The standard procedure of total RNA extraction was performed using TRIzol Reagent (Thermo Fisher Scientific, USA) according to manufacturer’s protocol. Concentration of extracted RNA was determined by optical density measurement (A260/A280 ratio) using NanoDrop 2000 spectrophotometer (Thermo Fisher Scientific, USA). The reverse transcription reaction with 3 μg of total RNA was performed using 5× Reaction Buffer (Thermo Fisher Scientific, USA), RiboLock RNAse inhibitor (Thermo Fisher Scientific, USA), RevertAid (Thermo Fisher Scientific, USA), dNTP (Lytech, Russia) and random hexamer primer (Lytech, Russia). The reaction tubes were incubated at 25 °C for 10 min, at 42 °C for 60 min and at 70 °C for 10 min using С1000 Thermal Cycler (Bio-Rad, USA). Quantitative real-time PCR was carried out with 2.5× Master Mix (Sintol, Russia) using CFX96 Touch real-time PCR detection system (Bio-Rad, USA). Total volume of amplification reactions was 10 μl and each well contained 4 μl of 2.5× Master Mix, 1 μl of cDNA, 70-100 nM of both forward and reverse primers. Relative normalized expression was calculated by normalization to Beta Actin, data analyzed in CFX Manager software. All PCR reactions were performed in triplicates.

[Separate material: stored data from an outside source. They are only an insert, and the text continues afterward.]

constexpr bool is_ancestor_or_self(int a, int i) {
  while (i >= 0) { if (i == a) return true; i = PAR[i]; }
  return false;
}
constexpr Pattern symbolic(bool with_constraints, bool fill = true) {
  Pattern P{};
  for (int i = 0; i < NB; i++) for (int j = 0; j <= i; j++) P.nz[i][j] = is_ancestor_or_self(j, i);
  if (with_constraints) {
    constexpr int grp[2][3] = {{6, 7, 10}, {8, 9, 11}};
    for (int g = 0; g < 2; g++) for (int a = 0; a < 3; a++) for (int b = 0; b < 3; b++) {
      int i = grp[g][a], j = grp[g][b];
      if (i >= j) P.nz[i][j] = true;
    }
    for (int g = 0; g < 2; g++) for (int a = 0; a < 3; a++) for (int j = 0; j < 6; j++) P.nz[grp[g][a]][j] = true;
    P.nz[8][6] = true;
// ... 355 lines not shown
          for (int k = 0; k < 3; k++) cmc[p][k] += h3[k] + m * r[k];
          for (int k = 0; k < 6; k++) cI[p][k] += add[k];
        }
        pin(cm[p]); pin3(cmc[p]); pin6(cI[p]);
      }
      asm volatile("" ::: "memory");
      MCG_FENCE();
    });
}

template <class LS>
MCG_DEV void euler_accel(ModelPtr Pm, real h, const LS MS, const real* a, real* rhs) {
  real Mh[NB * (NB + 1) / 2], dinv[NB];
  static_for<NB>([&](auto I) { constexpr int i = I;
    static_for<i + 1>([&](auto Jj) { constexpr int j = Jj; if constexpr (PAT_M.nz[i][j]) Mh[tri(i, j)] = MS.ld(LDS_M + tri(i, j)); }); });
  static_for<NB>([&](auto I) { constexpr int i = I; real sacc = 0;
    static_for<NB>([&](auto Jj) { constexpr int j = Jj;
      if constexpr (PAT_M.nz[i > j ? i : j][i > j ? j : i]) sacc = fma(Mh[tri(i, j)], a[j], sacc); }); rhs[i] = sacc; });
  { ModelPtr Q = launder(Pm); static_for<NB>([&](auto I) { constexpr int i = I; Mh[tri(i, i)] = fma(h, Q->body[i].damping, Mh[tri(i, i)]); }); }
  ldl_factor<PAT_M>(Mh, dinv);
  ldl_solve<PAT_M>(Mh, dinv, rhs);
}

struct NoSplit { static constexpr bool enabled = false, rne_remote = false, factor_remote = false, early_heq = false, warm_lds = false, mesh_split = false, solve_remote = false,
                                       trig_once = false;
                 static constexpr int QB = 0, QDB = 0, FS = 0, WARM = 0, QLAG = 0; };
struct SplitMain { static constexpr bool enabled = true, rne_remote = true, factor_remote = true, early_heq = true, warm_lds = true, mesh_split = false, solve_remote = true,
                                         trig_once = true;
                   static constexpr int QB = LDS_QB, QDB = LDS_QDB, FS = LDS_FS, WARM = LDS_WARM, QLAG = LDS_QLAG; };
struct SplitMainLocal : SplitMain { static constexpr bool solve_remote = false; };
struct SplitMainOwnTrig : SplitMain { static constexpr bool trig_once = false; };

template <int FIRST, class LS, class QF>
MCG_DEV void trig_exchange(const LS MS, QF q_of, real* sn, real* cs) {
  {
    const TrigC T = load_trig();
    static_for<4>([&](auto I) { constexpr int i = FIRST + I; real s, c; sincos_cw(T, AXS[i] * q_of(std::integral_constant<int, i>{}), s, c); MS.st(LDS_SN + i, s); MS.st(LDS_CS + i, c); });
  }
  __syncthreads();
  static_for<NB>([&](auto I) { constexpr int i = I; sn[i] = MS.ld(LDS_SN + i); cs[i] = MS.ld(LDS_CS + i); });
}

template <class SPL, class LS>
MCG_DEV void build_H(const LS MS, real* H, const bool* act_, const real* Dl) {
  static_for<NB>([&](auto I) { constexpr int i = I;
    static_for<i + 1>([&](auto Jj) { constexpr int j = Jj;
      if constexpr (PAT_E.nz[i][j]) {
        H[tri(i, j)] = MS.ld(LDS_HEQ + tri(i, j));
        if constexpr (SPL::early_heq && PAT_M.nz[i][j]) H[tri(i, j)] += MS.ld(LDS_M + tri(i, j));
      } else if constexpr (PAT_H.nz[i][j]) H[tri(i, j)] = 0.0; }); });
  static_for<10>([&](auto I) { constexpr int j = I; H[tri(j, j)] += act_[j] ? Dl[j] : 0.0; });
}

template <class SPL, class LS>
MCG_DEV bool no_other_rows(ModelPtr Pm, const LS MS) {
  real jr[10][2];
  { ModelPtr Q = launder(Pm); static_for<10>([&](auto I) { constexpr int j = I; if constexpr (j != 6 && j != 8) { jr[j][0] = Q->jnt_range[j][0]; jr[j][1] = Q->jnt_range[j][1]; } }); }
  bool other = false;
  static_for<10>([&](auto I) { constexpr int j = I;
// ... 22 lines not shown
  f0 = s0 * nu0; f1 = s1 * nu1;
}

MCG_DEV void gear_rows_solve(real* x, const real* z6, const real* z8, real Dl6, real arefl6, real sgl6, real Dl8, real arefl8, real sgl8) {
  const bool v6 = sgl6 != 0, v8 = sgl8 != 0, both = v6 && v8;
  const real D0 = v6 ? Dl6 : (v8 ? Dl8 : 1.0), D1 = both ? Dl8 : 1.0;
  const real ar0 = v6 ? arefl6 : arefl8, ar1 = both ? arefl8 : 0.0;
  const real s0 = v6 ? sgl6 : sgl8, s1 = both ? sgl8 : 0.0;
  const real xa0 = v6 ? x[6] : (v8 ? x[8] : 0.0), xa1 = both ? x[8] : 0.0;
  real W00 = v6 ? z6[6] : (v8 ? z8[8] : 0.0), W01 = both ? z6[8] : 0.0;
  const real W11 = both ? z8[8] : 0.0;
  W01 *= s0 * s1;
  const real rb0 = s0 * xa0 - ar0, rb1 = s1 * xa1 - ar1;
  real f0, f1;
  limit_pair(v6 || v8, both, D0, D1, s0, s1, rb0, rb1, W00, W01, W11, f0, f1);
  const real g6 = v6 ? f0 : 0.0, g8 = v6 ? f1 : f0;
  static_for<NB>([&](auto I) { constexpr int i = I; x[i] = fma(-z8[i], g8, fma(-z6[i], g6, x[i])); });
}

Quantitative Taqman RT-PCR was performed using the following primers and probes. MDM2: TGTGCAAAGAAGCTAAAGAAAAGG (fwd), AGGTTGTCTAAATTCCTAGGGTTAT (rev), [HEX]ATTGGTTGTCTACATACTGGGCAGGG[BHQ2] (probe). p21/CDKN1A: GCCTCCTCATCCCGTGTTCT (fwd), GTACCACCCAGCGGACAAGT (rev), [HEX]AGCCGGCCCACCCAACCTCCG[BHQ2] (probe). PUMA: GGGCCCGTGAAGAGCAAATG (fwd), CTGGCTCAGGGAAGATGGCT (rev), [FAM]CGGTTGCTCCAGCCCGGCGC[BHQ1] (probe). Beta Actin: GCGAGAAGATGACCCAGGATC (fwd), CCAGTGGTACGGCCAGAGG (rev), [HEX]CCAGCCATGTACGTTGCTATCCAGGC[BH2] (probe).

Flow cytometry analysis

Quantification of apoptotic cells was performed for MCF7 p53wt and MCF7 p53−/− cells treated with Complex (50 µM), Ligand (50 µM), and DMSO (1%) for 48 h. Treated cells were harvested by trypsinization, washed with Dulbecco's PBS and stained using APC Annexin V Apoptosis Detection Kit with Propidium Iodide (Sony Biotechnology, USA) according to manufacturer’s protocol. Stained cells were immediately analyzed by flow cytometry using BD FACSAria III (BD Biosciences, USA) and data processed with FlowJo software package (FlowJo LLC, USA).